Of all the things I had done and that would come back to haunt me during these days the encounter with my grandparents was the worst. But surely they couldn’t know that I had drunk so much, could they? Surely they couldn’t know that I had not only been drinking but also smoking hash, could they? No, they couldn’t. And in my diary for the beginning of June that year I wrote that the months I had been a russ, celebrating the end of school, were the happiest in my life. I used those words: the happiest in my life.
Why did I write that?
Oh, I was so happy. I laughed and was free and friends with everyone.
At the end of June I left home, mum drove me to a flat at the hospital, I worked there for a month, was together with Line, drank wine in the evenings and at the weekends, smoked hash whenever I could get my hands on it. Espen rejected it point blank, it was filth, he said, and he continued to insist the story about the man he had found dead on the night before 17 May was true. One afternoon he rang up to say there had been an article in the newspaper about a man discovered floating in the harbour. ‘That’s him!’ Espen said. I didn’t know if he really meant it or was just trying to get as much mileage from the joke as he could. He said he had a vague memory, as if in a dream, of him dumping the body overboard. Why would you have done that? I said. I was drunk, he answered. No one else but you saw any dead man. It’s just a fantasy. No, he said, it’s true. What about the man sitting with us in the boat? Don’t you remember him? Yes, I do. You saw him then? Yes. He was dead. Now, come on, Espen, if he’d been dead why would you have heaved him over the side and then run to get us? I don’t know.
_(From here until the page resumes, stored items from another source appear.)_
# uguryagmur/RealTimeObjectDetection

Hardware: AMD Instinct MI355X
Metric: frames/sec YOLOv3 608x608 bs=8 (Darknet.forward + write_results; 2 batches in flight, write_results_async on a second stream) (higher is better)
Workload: dtype f16x2-split (3 MFMA products, f32 accumulate); 1 GPU; YOLOv3 cfg 608x608 batch=8 per GPU, split-f16 MFMA conv + fused head + GPU NMS (BASELINE configs[2]); precision=f16s3, tiles=autotune (this run), parallelism=frame-shard x1, in_flight_batches=2, detections_last_step=1699, candidates_last_step=1914, f16_range_overflow=False

## Files before the change

### realtimeobjectdetection_amd/csrc/conv_f16s3_common.h

```cpp
#pragma once
#include "rtod_internal.h"
#include <type_traits>

namespace rtod {

typedef float f32x4 __attribute__((ext_vector_type(4)));
typedef _Float16 f16x8 __attribute__((ext_vector_type(8)));
typedef unsigned int u32x4 __attribute__((ext_vector_type(4)));

constexpr int HBK = 32;
constexpr unsigned OOB = 0x80000000u;


template <int N> __device__ __forceinline__ void vmcnt() {
    static_assert(0 <= N && N <= 63, "vmcnt range");
    asm volatile("s_waitcnt vmcnt(%0)" :: "n"(N) : "memory");
}

template <int OFF = 0> __device__ __forceinline__ u32x4 buffer_load_b128(const __amdgpu_buffer_rsrc_t rsrc, unsigned voffset, unsigned soffset) {
    u32x4 v;
    asm volatile("buffer_load_dwordx4 %0, %1, %2, %3 offen offset:%4" : "=v"(v) : "v"(voffset), "s"(rsrc), "s"(soffset), "n"(OFF) : "memory");
    return v;
}

// ... 169 lines not shown
        if (kg == 1) return;
#pragma unroll
        for (int i = 0; i < TM; ++i)
#pragma unroll
            for (int j = 0; j < TN; ++j) {
                const f32x4 o = T[base + (i * TN + j) * 64];
#pragma unroll
                for (int e = 0; e < 4; ++e) acc[i][j][e] += o[e];
            }
    }
    float amax = 0.f;
    _Float16* const oh = reinterpret_cast<_Float16*>(a.out) + a.out_coff;
    const _Float16* const rh = reinterpret_cast<const _Float16*>(a.res) + a.res_coff;
#pragma unroll
    for (int P = 0; P < NP; ++P) {
        const int c0 = cbase + 32 * P + 8 * lh;
        const bool cok = c0 < a.Cout;
        const int cc = cok ? c0 : 0;
        f16x8 rq_h[RES ? TM : 1], rq_l[RES ? TM : 1];
        if constexpr (RES) {
#pragma unroll
            for (int i = 0; i < TM; ++i) {
                const int m = mrow[i];
                const bool ok = m >= 0 && cok;
                const _Float16* q = rh + (int64_t)(ok ? m : 0) * 2 * a.res_ldc + cc;
                rq_h[i] = ok ? *reinterpret_cast<const f16x8*>(q) : f16x8{0, 0, 0, 0, 0, 0, 0, 0};
                rq_l[i] = ok ? *reinterpret_cast<const f16x8*>(q + a.res_ldc) : f16x8{0, 0, 0, 0, 0, 0, 0, 0};
            }
        }
        f32x4 iv0 = *reinterpret_cast<const f32x4*>(a.inv_scale + cc), iv1 = *reinterpret_cast<const f32x4*>(a.inv_scale + cc + 4);
        f32x4 bs0 = *reinterpret_cast<const f32x4*>(a.bias + cc), bs1 = *reinterpret_cast<const f32x4*>(a.bias + cc + 4);
#pragma unroll
        for (int i = 0; i < TM; ++i) {
            const int m = mrow[i];
            f16x8 ph, pl;
#pragma unroll
            for (int e = 0; e < 8; ++e) {
                const float s = e < 4 ? acc[i][2 * P][e] : acc[i][2 * P + 1][e - 4];
                float v = s * ((e < 4 ? iv0[e] : iv1[e - 4]) * SPLIT_SCALE) + (e < 4 ? bs0[e] : bs1[e - 4]) * SPLIT_SCALE;
                if (a.leaky) v = v > 0.f ? v : v * 0.1f;
                if constexpr (RES) v += (float)rq_h[i][e] + (float)rq_l[i][e];
                _Float16 h, l;
                split_f16(v, h, l, amax);
                ph[e] = h; pl[e] = l;
            }
            if (m >= 0 && cok) {
                _Float16* q = oh + (int64_t)m * 2 * a.out_ldc + c0;
                store_act16(q, ph, false);
                store_act16(q + a.out_ldc, pl, false);
            }
        }
    }
    split_overflow_report(a.ovf, amax);
}

constexpr int epi_row_group(int bm, int wm, int rg_max) {
    int best = wm;
    for (int r = wm; r <= bm && r <= rg_max; r += wm) if (bm % r == 0) best = r;
    return best;
}


template <int BM, int BN, int WM, int WN, int NT, int EPI, int SMEM_BYTES, int KG = 1, bool PRE = false, bool F16 = false, bool RAW = false>
__device__ __forceinline__ void conv_f16s3_epilogue(const ConvArgs& a, f32x4 (&acc)[WM / 16][WN / 16], unsigned char* smem,
                                                    int bm, int bn, int tid, int wm, int wn, int lr, int lh, int M, int kg = 0,
                                                    const float* pre_bias = nullptr, const float* pre_inv = nullptr) {
    constexpr int MT = 16, TM = WM / MT, TN = WN / MT;
    constexpr bool PW = EPI == EPI_SPLIT_PW || EPI == EPI_SPLIT_RES_PW;
    constexpr bool RES = EPI == EPI_SPLIT_RES || EPI == EPI_SPLIT_RES_PW;
    static_assert(!(F16 && PW), "plain-f16 plans host no pointwise conv");
    static_assert(!RAW || (EPI == EPI_SPLIT && !F16), "raw-sum instances: no shortcut, decode, hosted pointwise conv or plain-f16 store");
    constexpr int TS = PW ? BN + 4 : BN;
    constexpr int T2S = PW_MAX_COUT + 4;
    constexpr int RG_MAX = SMEM_BYTES / ((TS + (PW ? T2S : 0)) * 4);
    constexpr int RG = epi_row_group(BM, WM, RG_MAX);
    static_assert(RG >= WM && BM % RG == 0, "epilogue row group");
    static_assert(RG * (TS + (PW ? T2S : 0)) * 4 <= SMEM_BYTES, "epilogue tile exceeds the kernel's LDS");
    float* T = reinterpret_cast<float*>(smem);
    const int hw = a.Ho * a.Wo;
#ifdef RTOD_DIAG
    const bool st_plain = (a.dbg & 8) != 0;
#else
    constexpr bool st_plain = false;
#endif
    float amax = 0.f;
    constexpr int PWK = PW_MAX_K / 32;
    f16x8 b2h[PW ? PWK : 1], b2l[PW ? PWK : 1];
    float bias2 = 0.f, inv2 = 0.f;
    int pw_n2t = 1, pw_j = 0;
    if constexpr (PW) {
        pw_n2t = a.pw_cout / 16;
        pw_j = (tid >> 6) % pw_n2t;
        const int n2 = pw_j * 16 + (tid & 15);
        const _Float16* w2h = a.pw_wh + (int64_t)n2 * 32 + ((tid & 63) >> 4) * 8;
        const _Float16* w2l = a.pw_wl + (int64_t)n2 * 32 + ((tid & 63) >> 4) * 8;
#pragma unroll
        for (int ks = 0; ks < PWK; ++ks) {
            const bool ok = ks * 32 < a.pw_k;
            b2h[ks] = ok ? *reinterpret_cast<const f16x8*>(w2h + (int64_t)ks * a.pw_npad * 32) : f16x8{0, 0, 0, 0, 0, 0, 0, 0};
            b2l[ks] = ok ? *reinterpret_cast<const f16x8*>(w2l + (int64_t)ks * a.pw_npad * 32) : f16x8{0, 0, 0, 0, 0, 0, 0, 0};
        }
        bias2 = a.pw_bias[n2] * SPLIT_SCALE; inv2 = a.pw_inv_scale[n2] * SPLIT_SCALE;
    }
    const float escale = (EPI == EPI_DECODE || RAW) ? 1.0f : SPLIT_SCALE;
    constexpr int GPR_ = BN / 8;
    constexpr int NG = (RG * GPR_ + NT - 1) / NT;
// ... 174 lines not shown
```

### realtimeobjectdetection_amd/csrc/conv_pwd_f16s3.hip

```cpp
#include "conv_bandd_common.h"

namespace rtod {

template <int BM, int NW, int NST, int MINW, int EPI>
__global__ __launch_bounds__(NW * 64, MINW)
void conv_pwd_f16s3_kernel(const ConvArgs a, const int grid_m, const int grid_n) {
    constexpr bool F16 = epi_f16(EPI);
    constexpr int LB = F16 ? 2 : 4, LP = F16 ? 1 : 2;
    constexpr int BN = NW * 32, NT = NW * 64, TM = BM / 16, TN = 2;
    constexpr int SLAB = BM * 256;
    constexpr int NP = BM / 8;
    constexpr int NPP = (NP + NW - 1) / NW;
    static_assert(BM % 16 == 0 && NPP >= 1 && NPP <= 8, "slab pieces per wave");
    static_assert(NST >= 2 && NST <= 4, "ring depth");
    constexpr int RG = BM * BN * 4 <= 32768 ? BM : (BM / 2) * BN * 4 <= 32768 ? BM / 2 : BM / 4;
    constexpr int WAIT_B = 2 * LB + LP * NPP;
    constexpr int WAIT_SLAB = 2 * LB + (NST - 2) * (LP * NPP + 2 * LB);
    constexpr int WAIT_SLAB_PRO = 2 * LB + (NST - 2) * LP * NPP;

    extern __shared__ __attribute__((aligned(16))) unsigned char smem[];
    const int nwg = grid_m * grid_n;
    int bid = blockIdx.x;
    if (!a.xcd_by_n) bid = xcd_remap(bid, nwg);
    const int bm = bid / grid_n, bn = bid - bm * grid_n;
    const int tid = (int)threadIdx.x;
    const int wave = __builtin_amdgcn_readfirstlane(tid >> 6), lane = tid & 63;
    const int lr = lane & 15, lh = lane >> 4;
    const int M = a.B * a.Hi * a.Wi;
    const int m0 = bm * BM;
    const unsigned PS = (unsigned)a.in_ldc * 4u;
    const unsigned lo_plane = (unsigned)a.in_ldc * 2u;

    const __amdgpu_buffer_rsrc_t rs_a = buffer_rsrc(a.in, a.in_bytes);
    const __amdgpu_buffer_rsrc_t rs_wh = buffer_rsrc(a.w_hi, a.w_bytes);
    const __amdgpu_buffer_rsrc_t rs_wl = buffer_rsrc(a.w_lo, a.w_bytes);
    const unsigned lds0 = (unsigned)(size_t)smem;
    const int NS = a.Cin / 64;

    unsigned dma_vo[NPP];
#pragma unroll
    for (int k = 0; k < NPP; ++k) {
        const int p = wave + k * NW;
        const int r = lane >> 3;
        const int m = m0 + p * 8 + r;
        dma_vo[k] = (p < NP && m < M) ? (unsigned)m * PS + (unsigned)(a.in_coff + (((lane & 7) ^ r) << 3)) * 2u : OOB;
    }
    auto dma_slab = [&](int js) __attribute__((always_inline)) {
        const bool live = js < NS;
        const unsigned soff = (unsigned)js * 128u;
        const unsigned base = lds0 + (unsigned)((js % NST) * SLAB);
#pragma unroll
        for (int k = 0; k < NPP; ++k) {
            const int p = wave + k * NW;
            const unsigned dst = p < NP ? base + (unsigned)((p >> 1) * 4096 + (p & 1) * 1024) : lds0 + (unsigned)(NST * SLAB);
            if constexpr (F16) lds_dma(rs_a, live ? dma_vo[k] : OOB, soff, dst);
// ... 34 lines not shown
        if constexpr (!F16) l = *reinterpret_cast<lds_f16x8*>((unsigned)(o + 4096 * i + 2048));
    };

#pragma unroll
    for (int s = 0; s < NST - 1; ++s) dma_slab(s);
    load_b(0, Bq[0]);
    load_b(1, Bq[1]);

    __builtin_amdgcn_s_setprio(2);
    auto slab_body = [&](int j, auto par_c) __attribute__((always_inline)) {
        constexpr int par = decltype(par_c)::value;
        asm volatile("" : "+v"(xq0), "+v"(xq1));
        if (j < NST - 1) vmcnt<WAIT_SLAB_PRO>(); else vmcnt<WAIT_SLAB>();
        __builtin_amdgcn_sched_barrier(0);
        __builtin_amdgcn_s_barrier();
        dma_slab(j + NST - 1);
        const int slotoff = (int)lds0 + (j % NST) * SLAB;
        read_unit(0, 0, slotoff, Ah[0], Al[0]);
        read_unit(1 / TM, 1 % TM, slotoff, Ah[1], Al[1]);
        __builtin_amdgcn_sched_barrier(0);
#pragma unroll
        for (int u = 0; u < 2 * TM; ++u) {
            const int q = u / TM, i = u % TM;
            if (i == 0) {
                if (q == 0) load_b(2 * j + 2, Bq[(2 * par + 2) % 4]); else load_b(2 * j + 3, Bq[(2 * par + 3) % 4]);
                vmcnt<WAIT_B>();
                if (q == 0) tie_bset<F16>(Bq[2 * par]); else tie_bset<F16>(Bq[2 * par + 1]);
                __builtin_amdgcn_sched_barrier(0);
            }
            if (u + 2 < 2 * TM) read_unit((u + 2) / TM, (u + 2) % TM, slotoff, Ah[(u + 2) % 3], Al[(u + 2) % 3]);
            const f16x8 ah = Ah[u % 3], al = Al[u % 3];
#pragma unroll
            for (int jn = 0; jn < TN; ++jn) {
                const f16x8 bh = __builtin_bit_cast(f16x8, Bq[2 * par + q][jn][0]);
                if constexpr (F16) { acc[i][jn] = __builtin_amdgcn_mfma_f32_16x16x32_f16(ah, bh, acc[i][jn], 0, 0, 0); continue; }
                const f16x8 bl = __builtin_bit_cast(f16x8, Bq[2 * par + q][jn][1]);
                acc[i][jn] = __builtin_amdgcn_mfma_f32_16x16x32_f16(al, bh, acc[i][jn], 0, 0, 0);
                acc[i][jn] = __builtin_amdgcn_mfma_f32_16x16x32_f16(ah, bl, acc[i][jn], 0, 0, 0);
                acc[i][jn] = __builtin_amdgcn_mfma_f32_16x16x32_f16(ah, bh, acc[i][jn], 0, 0, 0);
            }
            __builtin_amdgcn_sched_barrier(0);
        }
    };
#pragma unroll 1
    for (int j = 0; j < NS; j += 2) {
        slab_body(j, std::integral_constant<int, 0>{});
        if (j + 1 < NS) slab_body(j + 1, std::integral_constant<int, 1>{});
    }
    vmcnt<0>();
    tie_bset<F16>(Bq[0]); tie_bset<F16>(Bq[1]); tie_bset<F16>(Bq[2]); tie_bset<F16>(Bq[3]);
    __builtin_amdgcn_sched_barrier(0);
    __builtin_amdgcn_s_setprio(0);

    bandd_epilogue<BM, BN, BM, 32, NT, RG, epi_kind(EPI) == EPI_SPLIT_RES, 1, F16, epi_raw(EPI)>(a, acc, smem, bm, bn, tid, 0, wn, lr, lh, M, 0);
}

template <int BM, int NW, int NST, int MINW>
static int launch_pwd(const ConvArgs& a, hipStream_t s) {
    constexpr int BN = NW * 32, NT = NW * 64;
    constexpr int RG = BM * BN * 4 <= 32768 ? BM : (BM / 2) * BN * 4 <= 32768 ? BM / 2 : BM / 4;
    const int M = a.B * a.Ho * a.Wo;
    const int gm = (M + BM - 1) / BM, gn = (a.Cout + BN - 1) / BN;
    ConvArgs ax = a;
    ax.xcd_by_n = (gn % 8 == 0 && (int64_t)a.Cout * a.K > (int64_t)M * a.Cin) ? 1 : 0;
    constexpr int ring_bytes = NST * BM * 256 + ((BM / 8) % NW ? 4096 : 0), epi_bytes = RG * BN * 4;
    constexpr int lds = ring_bytes > epi_bytes ? ring_bytes : epi_bytes;
    static_assert(lds <= 160 * 1024, "LDS");
    const int fe = a.f16 ? 1 : 0;
    auto k_res = fe ? conv_pwd_f16s3_kernel<BM, NW, NST, MINW, EPI_SPLIT_RES | EPI_F16> : conv_pwd_f16s3_kernel<BM, NW, NST, MINW, EPI_SPLIT_RES>;
    auto k_plain = fe ? conv_pwd_f16s3_kernel<BM, NW, NST, MINW, EPI_SPLIT | EPI_F16> : conv_pwd_f16s3_kernel<BM, NW, NST, MINW, EPI_SPLIT>;
    auto k_raw = conv_pwd_f16s3_kernel<BM, NW, NST, MINW, EPI_SPLIT | EPI_RAW>;
    if constexpr (lds > 64 * 1024) {
        static std::atomic<unsigned long long> attr_done[3] = {{0}, {0}, {0}};
        if (a.raw_out) { if (int rc = lds_opt_in(attr_done[2], lds, "conv_pwd_f16s3", k_raw)) return rc; }
        else if (int rc = lds_opt_in(attr_done[fe], lds, "conv_pwd_f16s3", k_res, k_plain)) return rc;
    }
    if (a.raw_out) {
        hipLaunchKernelGGL(k_raw, dim3(gm * gn), dim3(NT), lds, s, ax, gm, gn);
        return hip_fail(hipGetLastError(), "conv_pwd_f16s3 launch");
    }
    if (a.res) hipLaunchKernelGGL(k_res, dim3(gm * gn), dim3(NT), lds, s, ax, gm, gn);
    else hipLaunchKernelGGL(k_plain, dim3(gm * gn), dim3(NT), lds, s, ax, gm, gn);
    return hip_fail(hipGetLastError(), "conv_pwd_f16s3 launch");
}

#define RTOD_PWD_TILES(X) \
    X(0, 64, 4, 3, 3) X(1, 32, 4, 3, 3) X(2, 128, 4, 3, 1) X(3, 64, 8, 3, 1) X(4, 64, 4, 2, 3) X(5, 32, 4, 4, 3) X(6, 96, 4, 2, 3) X(7, 96, 4, 3, 2) X(8, 48, 4, 3, 3) X(9, 48, 4, 4, 3) X(10, 64, 2, 2, 4)

#define RTOD_X_INFO(idx, bm, nw, nst, minw) {bm, nw * 32, "conv_pwd_f16s3<" #bm "x" #nw "w,r" #nst ">"},
static const ConvVariantInfo kPwdModes[PWD_MODES] = { RTOD_PWD_TILES(RTOD_X_INFO) };
#undef RTOD_X_INFO
const ConvVariantInfo& conv_pwd_mode_info(int idx) { return kPwdModes[idx < 0 || idx >= PWD_MODES ? 0 : idx]; }

bool conv_pwd_supported(int ksize, int stride, int pad, int cin) { return ksize == 1 && stride == 1 && pad == 0 && cin >= 64 && cin % 64 == 0; }

int conv_pwd_kernel_name(int idx, int epi, char* buf, size_t len) {
#define RTOD_X_NAME(i, bm, nw, nst, minw) \
    if (idx == i) return snprintf(buf, len, "void rtod::conv_pwd_f16s3_kernel<" #bm ", " #nw ", " #nst ", " #minw ", %d>(rtod::ConvArgs, int, int)", epi);
    RTOD_PWD_TILES(RTOD_X_NAME)
#undef RTOD_X_NAME
    return -1;
}

int launch_conv_pwd_f16s3(const ConvArgs& a, int idx, hipStream_t s) {
    if (int rc = check_split_conv_args(a, "launch_conv_pwd", true)) return rc;
    if (!conv_pwd_supported(a.kh, a.stride, a.pad, a.Cin) || a.kw != 1 || a.Ho != a.Hi || a.Wo != a.Wi || a.dec.enabled || a.pw_wh) {
        set_error("launch_conv_pwd: unsupported shape (k=%d s=%d pad=%d Cin=%d)", a.kh, a.stride, a.pad, a.Cin); return RTOD_E_ARG;
    }
    if (a.in_ldc % 8 || a.in_coff % 8 || a.K != a.Kpad || a.K != a.Cin || a.Npad % 128) { set_error("launch_conv_pwd: bad view / K"); return RTOD_E_ARG; }
    if (a.raw_out && (a.f16 || a.res)) { set_error("launch_conv_pwd: a raw-sum launch carries no shortcut and no plain-f16 store"); return RTOD_E_ARG; }
    if (a.raw_out && a.raw_ld != a.Npad) { set_error("launch_conv_pwd: raw-sum rows are Npad floats in this family (raw_ld %d, Npad %d)", a.raw_ld, a.Npad); return RTOD_E_ARG; }
    switch (idx) {
#define RTOD_X_CASE(i, bm, nw, nst, minw) case i: return launch_pwd<bm, nw, nst, minw>(a, s);
        RTOD_PWD_TILES(RTOD_X_CASE)
#undef RTOD_X_CASE
    }
    set_error("launch_conv_pwd: mode %d unsupported", idx);
    return RTOD_E_ARG;
}

}
```

### realtimeobjectdetection_amd/csrc/plan_tiles.cpp

```cpp
#include "plan.h"

#include <algorithm>
#include <mutex>

namespace rtod {

int Plan::choose_variant(const Layer& L, int batch) const {
    if (opt_force_f32_variant >= 0 && opt_force_f32_variant < CV_COUNT) return opt_force_f32_variant;
    if (L.cout <= 32) return CV_128x32;
    if (L.cout <= 64) return CV_128x64;
    const int64_t M = (int64_t)batch * L.hout * L.wout;
    const int64_t big = ((M + 127) / 128) * ((L.cout + 127) / 128);
    return big >= 512 ? CV_128x128 : CV_64x64;
}

int Plan::f32_slice_mode(const Launch& l, int batch, int variant) const {
    const PackedConv& pc = convs[l.conv_slot];
    if (pc.split || pc.stem || pc.slice_chunks <= 0) return 0;
    const Layer& L = layers[l.layer];
    const ConvVariantInfo& vi = conv_variant_info(variant);
    const int64_t M = (int64_t)batch * L.hout * L.wout;
    const int64_t tiles = ((M + vi.bm - 1) / vi.bm) * ((L.cout + vi.bn - 1) / vi.bn);
    const int64_t S = (pc.Kpad / 32 + pc.slice_chunks - 1) / pc.slice_chunks;
    return (opt_k_slice_workgroups && d_scratch && tiles < 512 && S * M * pc.Npad <= scratch_floats) ? 2 : 1;
}
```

The month had been packed with such incidents, I wasn’t sure whether they had happened or not, and this combined with the feeling I had that everything was possible, that there were no limits and the enormous tracts of time of which I remembered nothing caused me to begin to lose sight of myself. It was as though I had disappeared. In part I liked this, in part I didn’t. The routines at the hospital, where I was mostly responsible for setting and clearing the tables at mealtimes and otherwise helping with anything of a practical nature, neutralised this feeling but didn’t erase it because in the evening I always went out, drank with the people I met, it was summer and there was always someone around I knew. One evening we were refused admission to Kjelleren, so Bjørn and I climbed up on the roof of the block behind, ran all the way across the rooftops, found a skylight, crawled in, went down to Kjelleren, which was absolutely empty, it must have taken us an hour. We went up a few floors, entered a flat, someone woke up and shouted at us, we said we had gone in the wrong door, walked amid gales of laughter to Tresse, a square in the centre of town where Bjørn’s dad had a flat and we could sleep. In the morning I rang the hospital and said I was ill, they probably didn’t believe me, but what could they do?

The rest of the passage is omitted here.